__device__ inline uint32_t wg_crc16(const uint8_t *src, int64_t L, const uint16_t (*T)[256], uint32_t *wc) {
    const uint32_t *sw = reinterpret_cast<const uint32_t *>(src);
    const int64_t nw = L >> 2;
    const int64_t ch = (nw + 255) / 256;
    const int64_t w0 = min(nw, (int64_t)threadIdx.x * ch), w1 = min(nw, w0 + ch);
    uint32_t c = 0;
    for (int64_t i = w0; i < w1; i++) {
        const uint32_t v = sw[i];
        c = (uint32_t)T[3][((c >> 8) ^ v) & 0xFF] ^ T[2][((c & 0xFF) ^ (v >> 8)) & 0xFF] ^ T[1][(v >> 16) & 0xFF] ^
            T[0][v >> 24];
    }
    int64_t end = w1 << 2;
    const bool last = (nw == 0) ? threadIdx.x == 0 : (w1 == nw && w1 > w0);
    if (last) {
        for (int64_t i = nw << 2; i < L; i++) c = ((c << 8) & 0xFFFFu) ^ T[0][((c >> 8) ^ src[i]) & 0xFF];
        end = L;
    }
    const int64_t m = L - end;
    if (c && m > 0) c = gf_mulmod(c, xpow_bytes(m));
    for (int o = 32; o > 0; o >>= 1) c ^= __shfl_xor(c, o);
    if ((threadIdx.x & 63) == 0) wc[threadIdx.x >> 6] = c;
    __syncthreads();
    return wc[0] ^ wc[1] ^ wc[2] ^ wc[3];
}

__device__ inline void wg_load_crc_tables(uint16_t (*T)[256]) {
    for (int i = threadIdx.x; i < 1024; i += blockDim.x) (&T[0][0])[i] = (&c_crc16x8[0][0])[i];
    __syncthreads();
}

__global__ void __launch_bounds__(256) k_compact(const uint32_t *slots, int slot_words, const int64_t *frame_bytes,
                                                const int64_t *frame_off, int64_t nframes, uint8_t *arena) {
    __shared__ uint16_t T[4][256];
    __shared__ uint32_t wc[4];
    const int64_t f = blockIdx.x;
    if (f >= nframes) return;
    wg_load_crc_tables(T);
    const uint32_t *sw = slots + (size_t)f * slot_words;
    const uint8_t *src = reinterpret_cast<const uint8_t *>(sw);
    const int64_t S = frame_bytes[f];
    const int64_t L = S - 2;
    uint8_t *dst = arena + frame_off[f];
    const int h = (int)((4 - (reinterpret_cast<uintptr_t>(dst) & 3)) & 3);
    const int64_t hb = min((int64_t)h, L);
    if ((int64_t)threadIdx.x < hb) dst[threadIdx.x] = src[threadIdx.x];
    const int64_t nbw = (L - hb) >> 2;
    uint32_t *dw = reinterpret_cast<uint32_t *>(dst + hb);
    const int sh = (int)(hb & 3);
    const int64_t swords = slot_words;
    for (int64_t k = threadIdx.x; k < nbw; k += 256) {
        const int64_t sbyte = hb + 4 * k, si = sbyte >> 2;
        const uint32_t lo = sw[si], hi = (sh && si + 1 < swords) ? sw[si + 1] : 0u;
        dw[k] = __builtin_amdgcn_alignbyte(hi, lo, (uint32_t)sh);
    }
    for (int64_t i = hb + 4 * nbw + threadIdx.x; i < L; i += 256) dst[i] = src[i];
    const uint32_t crc = wg_crc16(src, L, T, wc);
    if (threadIdx.x == 0) {
        dst[L] = (uint8_t)(crc >> 8);
        dst[L + 1] = (uint8_t)crc;
    }
}

__global__ void __launch_bounds__(256) k_seal_partial(uint32_t *slots, int slot_words, const int64_t *frame_bytes,
                                                     int64_t nlist) {
    __shared__ uint16_t T[4][256];
    __shared__ uint32_t wc[4];
    const int64_t si = blockIdx.x;
    if (si >= nlist) return;
    wg_load_crc_tables(T);
    uint8_t *src = reinterpret_cast<uint8_t *>(slots + (size_t)si * slot_words);
    const int64_t L = frame_bytes[si] - 2;
    const uint32_t crc = wg_crc16(src, L, T, wc);
    if (threadIdx.x == 0) {
        src[L] = (uint8_t)(crc >> 8);
        src[L + 1] = (uint8_t)crc;
    }
}
// ... 737 lines not shown
    v += bfly_partner64<32>(v);
    return ((uint64_t)uni((uint32_t)(v >> 32)) << 32) | uni((uint32_t)v);
}
__device__ inline uint32_t dpp_wave_or_u32(uint32_t v) {
    v |= bfly_partner<1>(v);
    v |= bfly_partner<2>(v);
    v |= bfly_partner<4>(v);
    v |= bfly_partner<8>(v);
    v |= bfly_partner<16>(v);
    v |= bfly_partner<32>(v);
    return uni(v);
}
__device__ inline uint32_t dpp_wave_max_u32(uint32_t v) {
    v = max(v, bfly_partner<1>(v));
    v = max(v, bfly_partner<2>(v));
    v = max(v, bfly_partner<4>(v));
    v = max(v, bfly_partner<8>(v));
    v = max(v, bfly_partner<16>(v));
    v = max(v, bfly_partner<32>(v));
    return uni(v);
}
__device__ inline uint32_t dpp_wave_xor_u32(uint32_t v) {
    v ^= bfly_partner<1>(v);
    v ^= bfly_partner<2>(v);
    v ^= bfly_partner<4>(v);
    v ^= bfly_partner<8>(v);
    v ^= bfly_partner<16>(v);
    v ^= bfly_partner<32>(v);
    return uni(v);
}
__device__ inline uint32_t dpp_incl_scan_u32(uint32_t v) {
    v += (uint32_t)__builtin_amdgcn_update_dpp(0, (int)v, 0x111, 0xF, 0xF, false);
    v += (uint32_t)__builtin_amdgcn_update_dpp(0, (int)v, 0x112, 0xF, 0xF, false);
    v += (uint32_t)__builtin_amdgcn_update_dpp(0, (int)v, 0x114, 0xF, 0xF, false);
    v += (uint32_t)__builtin_amdgcn_update_dpp(0, (int)v, 0x118, 0xF, 0xF, false);
    v += (uint32_t)__builtin_amdgcn_update_dpp(0, (int)v, 0x142, 0xA, 0xF, false);
    v += (uint32_t)__builtin_amdgcn_update_dpp(0, (int)v, 0x143, 0xC, 0xF, false);
    return v;
}
__device__ inline uint32_t dpp_wave_shr1(uint32_t v) {
    return (uint32_t)__builtin_amdgcn_update_dpp(0, (int)v, 0x138, 0xF, 0xF, false);
}

typedef short v2s16 __attribute__((ext_vector_type(2)));
__device__ inline int32_t dot2(uint32_t a, uint32_t b, int32_t c) {
    return __builtin_amdgcn_sdot2(__builtin_bit_cast(v2s16, a), __builtin_bit_cast(v2s16, b), c, false);
}
__device__ inline uint32_t pack2(int32_t lo, int32_t hi) { return ((uint32_t)lo & 0xFFFFu) | ((uint32_t)hi << 16); }

__device__ inline int32_t dot2_z(uint32_t a, uint32_t b) {
    int32_t d;
    asm("v_dot2_i32_i16 %0, %1, %2, 0" : "=v"(d) : "v"(a), "v"(b));
    return d;
}
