struct EcHandoff {
    unsigned long long *xw;
    unsigned xslot8;
    int gp, ng, NW, w, R, t;
    int rcv_lo[kEcGr];
    unsigned rcv_off[kEcGr];
    int *err;
    bool failed, no_wait;
    int nap;

    __device__ __forceinline__ void init(unsigned long long *xbuf, int s, int NW_, int w_, int R_, int PL, int gp_,
                                         int ng_, int t_, int *err_, bool no_wait_, int nap_, int plane_a)
    {
        nap = nap_;
        gp = gp_; ng = ng_; NW = NW_; w = w_; R = R_; t = t_; err = err_; failed = false; no_wait = no_wait_;
        xslot8 = 8u * kEcRowFields * gp;
        xw = xbuf + ((long long)s * NW + w) * 4 * (kEcRowFields * gp);
#pragma unroll
        for (int k = 0; k < kEcGr; ++k) {
            const int e = t + k * kEcThreads;
            rcv_lo[k] = -1;
            rcv_off[k] = 4u * xslot8;
            if (e < kEcRowFields * gp) {
                const int cq = e % gp, rf = e / gp;
                const int col = 4 * (cq % ng) + cq / ng;
                const bool from_above = rf >= 3;
                if (cq < 4 * ng && !(from_above ? w == 0 : w == NW - 1)) {
                    rcv_lo[k] = ec_rf_lds_row(rf, R) * PL + 4 + col + (ec_rf_field(rf) ? plane_a : 0);
                    rcv_off[k] = 8u * e + (from_above ? 0u : 8u * xslot8);
                }
            }
        }
    }

    struct Pending {
        const unsigned long long *base;
        unsigned long long v[kEcGr];
        __device__ __forceinline__ void clear()
        {
            base = nullptr;
#pragma unroll
            for (int k = 0; k < kEcGr; ++k) v[k] = 0;
        }
    };
    __device__ __forceinline__ void sweep(Pending &q)
    {
#pragma unroll
        for (int k = 0; k < kEcGr; ++k)
            q.v[k] = __hip_atomic_load(ec_at(q.base, ec_fresh(rcv_off[k])), __ATOMIC_RELAXED, __HIP_MEMORY_SCOPE_AGENT);
    }
    __device__ __forceinline__ void request(Pending &q, int kind, int parity)
    {
        const unsigned xs8 = ec_su(xslot8);
        q.base = ec_at(xw, (unsigned)(kind * 2 + parity) * xs8) - 4 * (xs8 / 8);
        sweep(q);
    }
    template <bool EAGER = false, class Dest>
    __device__ __forceinline__ void complete(Pending &q, unsigned epoch, Dest dest)
    {
        int lo[kEcGr];
        unsigned need[kEcGr];
#pragma unroll
        for (int k = 0; k < kEcGr; ++k) { lo[k] = ec_fresh(rcv_lo[k]); need[k] = ~(unsigned)(lo[k] >> 31); }
        for (unsigned spins = 0;; ++spins) {
            unsigned bad = 0;
#pragma unroll
            for (int k = 0; k < kEcGr; ++k) bad |= ((unsigned)(q.v[k] >> 32) ^ epoch) & need[k];
            if (spins == mifwi::kSlowPollPasses && (t & 63) == 0) atomicAdd(err + mifwi::kErrSlow, 1);
            if (bad == 0 || no_wait || failed) break;
            if (spins > kEcMaxSpin ||
                ((spins & 255u) == 255u && __hip_atomic_load(err, __ATOMIC_RELAXED, __HIP_MEMORY_SCOPE_AGENT))) {
                if (spins > kEcMaxSpin) __hip_atomic_store(err, 1, __ATOMIC_RELAXED, __HIP_MEMORY_SCOPE_AGENT);
                failed = true;
                break;
            }
            if (!(EAGER && spins == 0)) mifwi::poll_nap(nap);
            sweep(q);
        }
#pragma unroll
        for (int k = 0; k < kEcGr; ++k)
            if (lo[k] >= 0) dest(lo[k], __uint_as_float((unsigned)q.v[k]));
        ec_drain_vmem();
    }
    template <class Dest>
    __device__ __forceinline__ void receive(int kind, unsigned epoch, int parity, Dest dest)
    {
        Pending q;
        request(q, kind, parity);
        complete(q, epoch, dest);
    }

    template <bool AG>
    __device__ __forceinline__ void publish(int lrw, int gq, int kind, unsigned epoch, int parity, const float4 &b,
                                            const float4 &a) const
    {
        unsigned long long *x = ec_at(xw, (unsigned)(kind * 2 + parity) * ec_su(xslot8));
        const unsigned long long tag = (unsigned long long)epoch << 32;
        const float bv[4] = {b.x, b.y, b.z, b.w}, av[4] = {a.x, a.y, a.z, a.w};
        const unsigned gp8 = 8u * ec_su((unsigned)gp), ng8 = 8u * ec_su((unsigned)ng), gq8 = 8u * gq;
        auto put = [&](int rf, const float (&v)[4]) {
            unsigned o = rf * gp8 + gq8;
#pragma unroll
            for (int k = 0; k < 4; ++k) {
                __hip_atomic_store(ec_at(x, o), tag | __float_as_uint(v[k]), __ATOMIC_RELAXED, EcScope<AG>::value);
                o = ec_opaque(o + ng8);
            }
        };
        const int wq = ec_su(w), Rq = ec_su(R);
        if (wq > 0) {
            if (lrw == 0) { put(0, av); put(1, bv); }
            if (lrw == 1) put(2, bv);
        }
        if (wq < ec_su(NW) - 1) {
            if (lrw == Rq - 2) put(3, av);
            if (lrw == Rq - 1) { put(4, av); put(5, bv); }
        }
    }
};

#ifndef EC_LATE_INTERIOR
#define EC_LATE_INTERIOR 1
#endif
#ifndef EA_PUBLISH_FIRST
#define EA_PUBLISH_FIRST 1
#endif
#ifndef EA_MATS_AHEAD_A
#define EA_MATS_AHEAD_A 0
#endif
#ifndef EA_MATS_AHEAD_C
#define EA_MATS_AHEAD_C 1
#endif
struct EcSlot { int lrw, g, cls; };
__host__ __device__ __forceinline__ EcSlot ec_slot(int v, int R, int ng, int slots)
{
    EcSlot s;
    s.lrw = 0; s.g = 0; s.cls = 0;
#if EC_LATE_INTERIOR
    const int nint = (R > 4 ? R - 4 : 0) * ng, nb = R * ng - nint;
    int b0 = (nint + 63) & ~63;
    if (b0 + nb > slots) b0 = nint;
    if (v < nint) {
        const int ir = v / ng;
        s.lrw = 2 + ir; s.g = v - ir * ng; s.cls = v < kEcThreads ? 1 : 3;
    } else if (v >= b0 && v < b0 + nb) {
        const int bi = v - b0, br = bi / ng;
        s.g = bi - br * ng;
        s.lrw = (R > 4 && br >= 2) ? R - 4 + br : br;
        s.cls = 2;
    }
#else
    if (v < R * ng) {
        s.lrw = v / ng; s.g = v - s.lrw * ng;
        s.cls = (s.lrw >= 2 && s.lrw < R - 2) ? 1 : 2;
    }
#endif
    return s;
}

* * *

§ The task
Begin at the top of the listing above and set down each line exactly. Stop after the line that contains "void __launch_bounds__(256) k_compact(const".

§ Expected output
__device__ inline uint32_t wg_crc16(const uint8_t *src, int64_t L, const uint16_t (*T)[256], uint32_t *wc) {
    const uint32_t *sw = reinterpret_cast<const uint32_t *>(src);
    const int64_t nw = L >> 2;
    const int64_t ch = (nw + 255) / 256;
    const int64_t w0 = min(nw, (int64_t)threadIdx.x * ch), w1 = min(nw, w0 + ch);
    uint32_t c = 0;
    for (int64_t i = w0; i < w1; i++) {
        const uint32_t v = sw[i];
        c = (uint32_t)T[3][((c >> 8) ^ v) & 0xFF] ^ T[2][((c & 0xFF) ^ (v >> 8)) & 0xFF] ^ T[1][(v >> 16) & 0xFF] ^
            T[0][v >> 24];
    }
    int64_t end = w1 << 2;
    const bool last = (nw == 0) ? threadIdx.x == 0 : (w1 == nw && w1 > w0);
    if (last) {
        for (int64_t i = nw << 2; i < L; i++) c = ((c << 8) & 0xFFFFu) ^ T[0][((c >> 8) ^ src[i]) & 0xFF];
        end = L;
    }
    const int64_t m = L - end;
    if (c && m > 0) c = gf_mulmod(c, xpow_bytes(m));
    for (int o = 32; o > 0; o >>= 1) c ^= __shfl_xor(c, o);
    if ((threadIdx.x & 63) == 0) wc[threadIdx.x >> 6] = c;
    __syncthreads();
    return wc[0] ^ wc[1] ^ wc[2] ^ wc[3];
}

__device__ inline void wg_load_crc_tables(uint16_t (*T)[256]) {
    for (int i = threadIdx.x; i < 1024; i += blockDim.x) (&T[0][0])[i] = (&c_crc16x8[0][0])[i];
    __syncthreads();
}

__global__ void __launch_bounds__(256) k_compact(const uint32_t *slots, int slot_words, const int64_t *frame_bytes,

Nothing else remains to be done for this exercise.